Switching to the Step Ons was an insane night and day difference. All of a sudden I was able to effectively drive pressure into my toe and heel side edges on my stiff board. I maxed out the forward lean and was able to make clean turns back and forth. The responsiveness was awesome. I could even feel my board flex more with the re-flex plates. My old bindings were big and stiff on the board, but still spongy in the straps. The Step Ons were light and quick. 

But one of the biggest differences was in how much energy I was saving not strapping up. Not having to stop, sit down, and strap up was HUGE. I'm 32, a fit/healthy guy, no disabilities, but only having to bend over once a run (at the end to get in line for the next lift) saves so much energy! I was able to do lap after lap. 

Regardless, I refuse to strap up ever again. I asked the guys in the snowboard shop to throw away my old bindings. I'll be getting Ions next fall. I just got a Nidecker Rave on sale. Going medium-stiff board with stiff boots. I don't get many days on the mountain, so I don't want to waste any extra energy on doing anything but snowboarding. Ain't nobody got time for that. 

For the OP, I guess your view of Step Ons depend on where you come from. From my old, dated setup, Step Ons are godly.


----------



## Funks (Dec 28, 2015)

vsw00t said:


> Something I didn't expect was that skidded turns were easier in the Nows. I was riding a Ryan Knapton styled board that's extra wide (28cm), 10/10 stiff, massive effective edge, and full full camber. At slow speeds, a skidded toe side turn on my Step Ons can be difficult to initiate. Surprisingly with the Nows it made my board feel like a rocker in terms of turn initiation. It just felt so easy. I don't think forward lean makes a big difference on a toe side skidded turn, so this leads me to believe the Nows are more responsive for other unknown reasons. Maybe the Skate Tech thing is legit.


I have the Now Pilots on my Pow Board, and the SP Bindings sLAB.one Multi Entries on my Daily driver. Honestly, I didn't find the NOW any more responsive - nor change my driving the board in any way. Albeit - the sLAB.ones are fairly stiff/responsive bindings (19-20 model has a stiffer/shorter high back, with a reinforced / aluminum heel loop).
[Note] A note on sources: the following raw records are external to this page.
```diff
diff --git a/emrt_amd/functional.py b/emrt_amd/functional.py
--- a/emrt_amd/functional.py
+++ b/emrt_amd/functional.py
@@ -82,6 +82,43 @@
                 add_into(p_grad, cast_to_f32(g))
         tape.record(bwd)
     return t
+
+
+def query_prep(embed, weight, bias):
+    c = ctx()
+    Q, C = embed.data.shape
+    assert tuple(weight.data.shape) == (2, C) and embed.data.is_contiguous() and weight.data.is_contiguous()
+    X = _lib.query_lib()
+    query_pos = c.empty((Q, C))
+    ref = c.empty((Q, 2), torch.float32)
+    X.call("emrt_qp_prep_fwd", P(embed.data), P(weight.data), P(bias.data if bias is not None else None), P(query_pos), P(ref), Q, C, c.dtype, c.stream)
+    slabs, drefs = [], []
+    tape = c.tape
+    if tape is not None:
+        def flush():
+            B = (slabs[0] if slabs else drefs[0]).shape[0]
+            assert all(g.is_contiguous() and tuple(g.shape) == (B, Q, C) and g.dtype == query_pos.dtype for g in slabs)
+            assert all(d.is_contiguous() and tuple(d.shape) == (B, Q, 1, 2) and d.dtype == torch.float32 for d in drefs)
+            sp = (ctypes.c_void_p * max(len(slabs), 1))(*[g.data_ptr() for g in slabs])
+            dp = (ctypes.c_void_p * max(len(drefs), 1))(*[d.data_ptr() for d in drefs])
+            X.call("emrt_qp_prep_bwd", sp, len(slabs), dp, len(drefs), P(ref), P(query_pos), P(weight.data), P(embed.grad), P(weight.grad),
+                   P(bias.grad if bias is not None else None), B, Q, C, c.dtype, c.stream)
+            slabs.clear()
+            drefs.clear()
+
+        def add(lst, cap):
+            def sink(g):
+                if len(lst) == cap:
+                    flush()
+                lst.append(g)
+            return sink
+
+        def bwd():
+            if slabs or drefs:
+                flush()
+        tape.record(bwd)
+        return query_pos, ref, add(slabs, 8), add(drefs, 4)
+    return query_pos, ref, None, None
 
 
 def narrow(t, dim, start, length):
@@ -1326,7 +1363,7 @@
     return out if q is None else (out, q)
 
 
-def msda(value, offw, ref, shapes, n_heads, n_points, need_dref=False):
+def msda(value, offw, ref, shapes, n_heads, n_points, need_dref=False, dref_sink=None):
     c = ctx()
     B, Lv, CC = value.shape
     M, L, Pn = n_heads, len(shapes), n_points
@@ -1356,7 +1393,9 @@
                       int(c.dtype != F32), P(dref), B, Lq, Lv, M, 32, L, Pn, ctypes.cast(arr, ctypes.c_void_p), P(ws), ws.numel() * 4, c.dtype, c.stream)
             tape.add_grad(value, dvalue, owned=True)
             tape.add_grad(offw, doffw, owned=True)
-            if need_dref:
+            if need_dref and dref_sink is not None:
+                dref_sink(dref)
+            elif need_dref:
                 if ref.shape[0] == 1 and B > 1:
                     red = c.zeros((1, Lq, ref_L, 2), torch.float32)
                     colsum_acc(dref.view(B, Lq * ref_L * 2), red.view(-1))
diff --git a/emrt_amd/runtime.py b/emrt_amd/runtime.py
--- a/emrt_amd/runtime.py
+++ b/emrt_amd/runtime.py
@@ -218,6 +218,7 @@
         self.group_attn_proj = bool(int(os.environ.get("EMRT_GROUP_ATTN_PROJ", "1")))
         self.fuse_ffn_dropout = bool(int(os.environ.get("EMRT_FFN_DROPOUT_FUSED", "1")))
         self.ln_query = bool(int(os.environ.get("EMRT_LN_QUERY", "1")))
+        self.query_prep = bool(int(os.environ.get("EMRT_QUERY_PREP", "1")))
         self.pyramid_group = bool(int(os.environ.get("EMRT_PYRAMID_GROUP", "1")))
         self.wgrad_side = bool(int(os.environ.get("EMRT_WGRAD_SIDE", "0")))
         self._wside = None
diff --git a/emrt_amd/src/models/emrt.py b/emrt_amd/src/models/emrt.py
--- a/emrt_amd/src/models/emrt.py
+++ b/emrt_amd/src/models/emrt.py
@@ -296,7 +296,7 @@
         assert store.offsets[prefix + "attention_weights.bias"] == ob + self.total_points * 2
         self.offw_gemm = store.make_gemm(ow, self.total_points * 3, self.embed_dim, 1, 1, ob)
 
-    def forward(self, query, reference_points, value, spatial_shapes, need_dref=False, projected=None):
+    def forward(self, query, reference_points, value, spatial_shapes, need_dref=False, projected=None, dref_sink=None):
         c = ctx()
         if projected is not None:
             value, offw = projected
@@ -305,7 +305,7 @@
         else:
             value = self.value_proj(value)
             offw = Fn.linear(query, self.offw_gemm, out_f32=True)
-        out = Fn.msda(value, offw, reference_points, spatial_shapes, self.num_heads, self.num_points, need_dref=need_dref)
+        out = Fn.msda(value, offw, reference_points, spatial_shapes, self.num_heads, self.num_points, need_dref=need_dref, dref_sink=dref_sink)
         return self.output_proj(out)
 
 
@@ -436,7 +436,7 @@
             tnn.init.xavier_uniform_(self.linear1.weight)
             tnn.init.xavier_uniform_(self.linear2.weight)
 
-    def forward(self, tgt, reference_points, memory, spatial_shapes, query_pos, qpos_bgrad, q=None, next_q=False):
+    def forward(self, tgt, reference_points, memory, spatial_shapes, query_pos, qpos_bgrad, q=None, next_q=False, dref_sink=None):
         Lq, C = tgt.shape[1], tgt.shape[2]
         fuse = ctx().ln_query
         if q is None:
@@ -446,7 +446,7 @@
         else:
             tgt = self.norm1(tgt, self.self_attn(q, tgt), drop_p=self.p, drop_salt=self.salts[0])
             q2 = Fn.add(tgt, query_pos, period=Lq * C, bgrad=qpos_bgrad)
-        tgt2 = self.cross_attn(q2, reference_points, memory, spatial_shapes, need_dref=True)
+        tgt2 = self.cross_attn(q2, reference_points, memory, spatial_shapes, need_dref=True, dref_sink=dref_sink)
         tgt = self.norm2(tgt, tgt2, drop_p=self.p, drop_salt=self.salts[1])
         h1 = self.linear1(tgt, relu=True, drop=(self.p, self.salts[2]))
         return self.norm3(tgt, self.linear2(h1), drop_p=self.p, drop_salt=self.salts[3], q_pos=query_pos if next_q else None, q_bgrad=qpos_bgrad)
@@ -580,18 +580,25 @@
             memory, q = res if nq else (res, None)
 
         qpe = self.query_pos_embed.weight
-        query_pos = Fn.param_input(qpe.data, qpe.grad)
-
-        def qpos_bgrad(g):
-            Fn.colsum_acc(g.reshape(g.shape[0], -1), qpe.grad.view(-1))
-
-        ref_logit = self.reference_points(query_pos, out_f32=True)
-        ref_dec = Fn.view_as(Fn.sigmoid_f32(ref_logit), (1, self.num_queries, 1, 2))
+        rp = self.reference_points
+        dref_sink = None
+        if (c.query_prep and C % 4 == 0 and self.num_queries <= 2048 and qpe.data.is_cuda and qpe.data.is_contiguous() and rp.weight.data.is_contiguous()
+                and rp.bias is not None):
+            query_pos, ref, qpos_bgrad, dref_sink = Fn.query_prep(qpe, rp.weight, rp.bias)
+            ref_dec = ref.view(1, self.num_queries, 1, 2)
+        else:
+            query_pos = Fn.param_input(qpe.data, qpe.grad)
+
+            def qpos_bgrad(g):
+                Fn.colsum_acc(g.reshape(g.shape[0], -1), qpe.grad.view(-1))
+
+            ref_logit = rp(query_pos, out_f32=True)
+            ref_dec = Fn.view_as(Fn.sigmoid_f32(ref_logit), (1, self.num_queries, 1, 2))
         tgt, q = src_psp, None
         n_dec = len(self.decoder.layers)
         for i, layer in enumerate(self.decoder.layers):
             nq = c.ln_query and i + 1 < n_dec
-            res = layer(tgt, ref_dec, memory, spatial_shapes, query_pos, qpos_bgrad, q=q, next_q=nq)
+            res = layer(tgt, ref_dec, memory, spatial_shapes, query_pos, qpos_bgrad, q=q, next_q=nq, dref_sink=dref_sink)
             tgt, q = res if nq else (res, None)
         return tgt, memory, spatial_shapes, spans
 
diff --git a/include/emrt_hip_query.h b/include/emrt_hip_query.h
--- /dev/null
+++ b/include/emrt_hip_query.h
@@ -0,0 +1,23 @@
+#ifndef EMRT_HIP_QUERY_H
+#define EMRT_HIP_QUERY_H
+#include <stddef.h>
+
+#ifdef __cplusplus
+extern "C" {
+#endif
+
+#define EMRT_QP_MAX_SLABS 8
+#define EMRT_QP_MAX_DREF 4
+#define EMRT_QP_MAX_QUERIES 2048
+
+const char* emrt_qp_last_error(void);
+int emrt_qp_version(void);
+
+int emrt_qp_prep_fwd(const float* embed, const float* weight, const float* bias, void* query_pos, float* ref, int Q, int C, int dtype, void* stream);
+
+int emrt_qp_prep_bwd(const void* slabs, int nslabs, const void* drefs, int ndref, const float* ref, const void* query_pos, const float* weight, float* d_embed, float* d_weight, float* d_bias, int B, int Q, int C, int dtype, void* stream);
+
+#ifdef __cplusplus
+}
+#endif
+#endif
```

I've also used the following bindings over the years (Flow NX2, Union Force, Union STRs).


----------



## Eug (Mar 6, 2020)

TheSalamander said:


> I do think that over the next couple of years we will see more companies license either the boots and/or bindings, which should really be of benefit to the snowboarding world.


Well, just FYI:

That's what companies have been saying for over a quarter century, since step-ins in some form or another have actually been around for that long.


----------



## poser (Mar 7, 2018)

dodgydave said:


> Thanks for sharing your in-depth experience with the Step On's.
> 
> I demo'd the Photons for two days at Copper a month ago. I'm never going back to regular boots and straps.
> 
> ...


In your case, any new combination of boots and bindings would have made an equally dramatic difference in your riding. 

Also, if bending over to buckle a binding, or, for that matter, having to sit down on the ground in order to accomplish this is expending enough energy that you are tired from it, then You are not the reasonably fit guy you claim to be. A reasonably“fit” person with no disabilities should be able to squat in place and buckle their binding with no perceivable amount of energy expended.


----------



## jsil (Oct 9, 2018)

poser said:


> In your case, any new combination of boots and bindings would have made an equally dramatic difference in your riding.
> 
> Also, if bending over to buckle a binding, or, for that matter, having to sit down on the ground in order to accomplish this is expending enough energy that you are tired from it, then You are not the reasonably fit guy you claim to be. A reasonably“fit” person with no disabilities should be able to squat in place and buckle their binding with no perceivable amount of energy expended.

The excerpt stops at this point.